Just when you thought you had your Health Savings Account (HSA) all figured out and under control—boom—the IRS has switched it up again.
Less than two months ago, the IRS announced a reduction to the 2018 maximum allowable HSA payroll deduction, from $6,900 to $6,850. Feedback from employers, major stakeholders, and even individual taxpayers reflected dissatisfaction. And lots of it. Many of these vocal critics had already made their maximum contribution prior to the lowered deduction limitation or had submitted their annual salary reduction elections for HSA contributions through their employer’s cafeteria plans based on the $6,900 limit. Employers were looking at increased costs to modify their existing systems to accommodate the new limits.
Subsequently, the IRS determined it is in the best interest of a “sound and efficient” tax administration to go back to the $6,900 limit for family coverage under a high deductible health plan (HDHP) for the 2018 calendar year. No impact on other contribution amounts.
What if I already received an HSA distribution?
Rev. Proc. 2018-27 provides information to taxpayers who already took a distribution in 2018 from their HSA based on the reduced maximum limit of $6,850. Employees who receive a distribution from an HSA in excess of the $6,850 limit, may treat that distribution as the result of a “mistake of fact due to reasonable cause.” The portion of a distribution (including earnings) that an individual repays to the HSA by April 15, 2019, will not be included in the individual’s gross income.
With this in mind, it is not subject to the 20% additional tax for non-medical distributions either. The repayment will not be subject to the 6% excise tax on excess contributions either. Mistaken distributions repaid to an HSA do not require reporting on Form 1099-SA or Form 8889. They do not require reporting as additional HSA contributions either.
If you do not repay an HSA distribution
However, if an individual decides not to repay such a distribution, it is not included in their gross income. Additionally, if they receive the distribution by the individual’s 2018 tax return filing due date, it is not subject to the additional 20% tax. This does not apply to contributions from an HSA that are attributable to employer contributions – if the employer does not include any portion of the contributions in the employee’s wages because the employer treats $6,900 as the annual contribution limit. In those situations, the distribution would be included in the individual’s gross income and subject to the 20% additional tax, unless it paid for qualifying medical expenses.

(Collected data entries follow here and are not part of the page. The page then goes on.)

# ThomasHelfer/multimodal-supernovae

Measured on AMD Instinct MI355X. Metric: contrastive pairs/sec (image+light-curve) at global batch 1024, 1/2/4/8 GPUs, higher is better.
Workload: dtype f32; 1 GPU; ViT-S/8 image tower (64x64x3, build-defined) + reference light-curve transformer (T=200, emb 64, 8 heads, depth 5, 2 bands) -> enc_dim 128, symmetric InfoNCE with all-gathered global negatives, RAdam; full train step; per_gpu_batch=1024, global_batch=1024, parallelism=dp1, launch=eager, gemm_precision=bf16x6

## Files before the change

### include/msn_hip.h

```cpp
#ifndef MSN_HIP_H
#define MSN_HIP_H

#include <stddef.h>
#include <stdint.h>

#ifdef __cplusplus
extern "C" {
#endif

#define MSN_OK 0
#define MSN_ERR_SHAPE 1
#define MSN_ERR_HIP 2

typedef void* msn_stream_t;

int msn_version(void);
const char* msn_last_error(void);
int msn_clock_probe(unsigned long long* out2, int microseconds, msn_stream_t stream);
int msn_device_count(void);

#define MSN_OP_N 0
#define MSN_OP_T 1
#define MSN_EPI_NONE 0
#define MSN_EPI_RELU 1
// ... 100 lines not shown

size_t msn_plane_bytes(int64_t R, int64_t C, int planes);
size_t msn_plane_split_colsum_workspace_bytes(int64_t R, int64_t C);
int msn_plane_split(const float* x, int64_t ldx, int64_t R, int64_t C, int planes, int transposed, void* out, float* colsum,
                    void* ws, size_t ws_bytes, msn_stream_t stream);
typedef struct msn_split_item {
    const float* x;
    int64_t ldx, R, C;
    int transposed;
    void* out;
} msn_split_item;
int msn_plane_split_list(int n, const msn_split_item* items, int planes, msn_stream_t stream);
int msn_plane_merge(const void* planes_in, int planes, int64_t R, int64_t C, float* y, int64_t ldy, msn_stream_t stream);
size_t msn_pgemm_nt_colsum_workspace_bytes(int64_t M, int N);
size_t msn_pgemm_nt_workspace_bytes(int64_t M, int N, int K, int planes, int c_planes, int epilogue, int want_colsum);
int msn_set_pgemm_tail_split(int enabled);
int msn_pgemm_nt(int64_t M, int N, int K, int planes, const void* A, const void* B, void* C, int64_t ldc, int c_planes,
                 const float* bias, int epilogue, float* aux, int64_t ldaux, float* colsum_out, void* ws, size_t ws_bytes,
                 msn_stream_t stream);
size_t msn_pgemm_tn_workspace_bytes(int64_t M, int N, int K, int planes);
int msn_pgemm_tn(int64_t M, int N, int K, int planes, const void* A, const void* B, float* C, int64_t ldc, void* ws,
                 size_t ws_bytes, msn_stream_t stream);
int msn_layernorm_fwd_planes(const float* x, int64_t ldx, int64_t rows, int cols, const float* gamma, const float* beta,
                             float eps, int planes, void* y_planes, float* y, int64_t ldy, float* mean, float* rstd,
                             msn_stream_t stream);
int msn_layernorm_bwd_planes(const float* dy, int64_t lddy, const float* x, int64_t ldx, int64_t rows, int cols,
                             const float* mean, const float* rstd, const float* gamma, const float* add, int64_t ldadd,
                             float* dx, int64_t lddx, int planes, void* dx_planes, float* dgamma, float* dbeta,
                             float* dx_colsum, void* ws, size_t ws_bytes, msn_stream_t stream);
int msn_attention_fwd_planes(const float* qkv, int64_t ldqkv, const uint8_t* key_mask, int B, int H, int T, int head_dim,
                             float scale, float* out, int64_t ldo, float* lse, int planes, void* out_planes, msn_stream_t stream);
// ... 204 lines not shown
```

### multimodal_supernovae_amd/_lib.py

```python
import ctypes
import os

import torch

_HERE = os.path.dirname(os.path.abspath(__file__))
LIB_PATH = os.environ.get("MSN_HIP_LIB") or os.path.join(_HERE, "lib", "libmsn_hip.so")

c_i64 = ctypes.c_int64
c_int = ctypes.c_int
c_f32 = ctypes.c_float
c_f64 = ctypes.c_double
c_ptr = ctypes.c_void_p
c_size = ctypes.c_size_t

SIGNATURES = {
    "msn_version": (c_int, []),
    "msn_last_error": (ctypes.c_char_p, []),
    "msn_clock_probe": (c_int, [c_ptr, c_int, c_ptr]),
    "msn_ffn_supported": (c_int, [c_i64, c_int, c_int]),
    "msn_ffn_fwd": (c_int, [c_ptr, c_i64, c_i64, c_int, c_int, c_ptr, c_ptr, c_ptr, c_ptr, c_ptr, c_i64, c_ptr]),
    "msn_ffn_bwd_workspace_bytes": (c_size, [c_i64, c_int, c_int]),
    "msn_ffn_bwd": (c_int, [c_ptr, c_i64, c_ptr, c_i64, c_i64, c_int, c_int, c_ptr, c_ptr, c_ptr, c_ptr, c_i64, c_ptr, c_ptr, c_ptr,
                            c_ptr, c_ptr, c_size, c_ptr]),
    "msn_cls_attention_supported": (c_int, [c_int, c_int]),
# ... 33 lines not shown
    "msn_masked_pool_bwd": (c_int, [c_ptr, c_ptr, c_i64, c_int, c_int, c_int, c_ptr, c_ptr, c_ptr, c_ptr]),
    "msn_mask_tokens": (c_int, [c_ptr, c_ptr, c_i64, c_int, c_ptr, c_ptr]),
    "msn_add_rows": (c_int, [c_ptr, c_i64, c_ptr, c_i64, c_i64, c_int, c_ptr]),
    "msn_plane_bytes": (c_size, [c_i64, c_i64, c_int]),
    "msn_plane_split_colsum_workspace_bytes": (c_size, [c_i64, c_i64]),
    "msn_plane_split": (c_int, [c_ptr, c_i64, c_i64, c_i64, c_int, c_int, c_ptr, c_ptr, c_ptr, c_size, c_ptr]),
    "msn_plane_split_list": (c_int, [c_int, c_ptr, c_int, c_ptr]),
    "msn_plane_split_f16": (c_int, [c_ptr, c_i64, c_i64, c_i64, c_int, c_ptr, c_ptr, c_int, c_ptr, c_ptr, c_size, c_ptr]),
    "msn_pgemm_nt_f16": (c_int, [c_i64, c_int, c_int, c_ptr, c_ptr, c_ptr, c_ptr, c_ptr, c_i64, c_ptr, c_int, c_ptr, c_i64, c_ptr,
                                 c_ptr, c_size, c_ptr]),
    "msn_pgemm_tn_f16": (c_int, [c_i64, c_int, c_int, c_ptr, c_ptr, c_ptr, c_ptr, c_ptr, c_i64, c_ptr, c_size, c_ptr]),
    "msn_plane_merge": (c_int, [c_ptr, c_int, c_i64, c_i64, c_ptr, c_i64, c_ptr]),
    "msn_pgemm_nt_colsum_workspace_bytes": (c_size, [c_i64, c_int]),
    "msn_pgemm_nt_workspace_bytes": (c_size, [c_i64, c_int, c_int, c_int, c_int, c_int, c_int]),
    "msn_set_pgemm_tail_split": (c_int, [c_int]),
    "msn_pgemm_nt": (c_int, [c_i64, c_int, c_int, c_int, c_ptr, c_ptr, c_ptr, c_i64, c_int, c_ptr, c_int, c_ptr, c_i64, c_ptr,
                             c_ptr, c_size, c_ptr]),
    "msn_pgemm_tn_workspace_bytes": (c_size, [c_i64, c_int, c_int, c_int]),
    "msn_pgemm_tn": (c_int, [c_i64, c_int, c_int, c_int, c_ptr, c_ptr, c_ptr, c_i64, c_ptr, c_size, c_ptr]),
    "msn_layernorm_fwd_planes": (c_int, [c_ptr, c_i64, c_i64, c_int, c_ptr, c_ptr, c_f32, c_int, c_ptr, c_ptr, c_i64, c_ptr, c_ptr,
                                         c_ptr]),
    "msn_layernorm_bwd_planes": (c_int, [c_ptr, c_i64, c_ptr, c_i64, c_i64, c_int, c_ptr, c_ptr, c_ptr, c_ptr, c_i64, c_ptr,
                                         c_i64, c_int, c_ptr, c_ptr, c_ptr, c_ptr, c_ptr, c_size, c_ptr]),
    "msn_bgemm_nt": (c_int, [c_i64, c_int, c_int, c_ptr, c_i64, c_ptr, c_i64, c_ptr, c_i64, c_int, c_ptr, c_int, c_ptr, c_i64,
                             c_ptr, c_ptr, c_size, c_ptr]),
    "msn_bgemm_nt_colsum_workspace_bytes": (c_size, [c_i64, c_int]),
    "msn_bgemm_tn_workspace_bytes": (c_size, [c_i64, c_int, c_int]),
    "msn_bgemm_tn": (c_int, [c_i64, c_int, c_int, c_ptr, c_i64, c_ptr, c_i64, c_ptr, c_i64, c_ptr, c_size, c_ptr]),
    "msn_cast_bf16": (c_int, [c_ptr, c_i64, c_ptr, c_ptr]),
    "msn_attention_bf16_fwd": (c_int, [c_ptr, c_i64, c_int, c_int, c_int, c_f32, c_ptr, c_i64, c_ptr, c_ptr]),
# ... 119 lines not shown
            fn.restype = res
            fn.argtypes = args
        _lib = handle
    return _lib
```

To put it simply, if the employee withdraws the $50 and does not return it to the HSA, it’s not includible in income or subject to the 20% additional tax unless the $50 is reported as an employer contribution on the employee’s W-2 (in box 12, code W). In which case, it would be includible in their gross income and subject to the 20% additional tax.
If you, as an employer, informed your employees of the previously adjusted amount, you need to do that again. And if you adjusted withholding amounts, you need to do that again as well.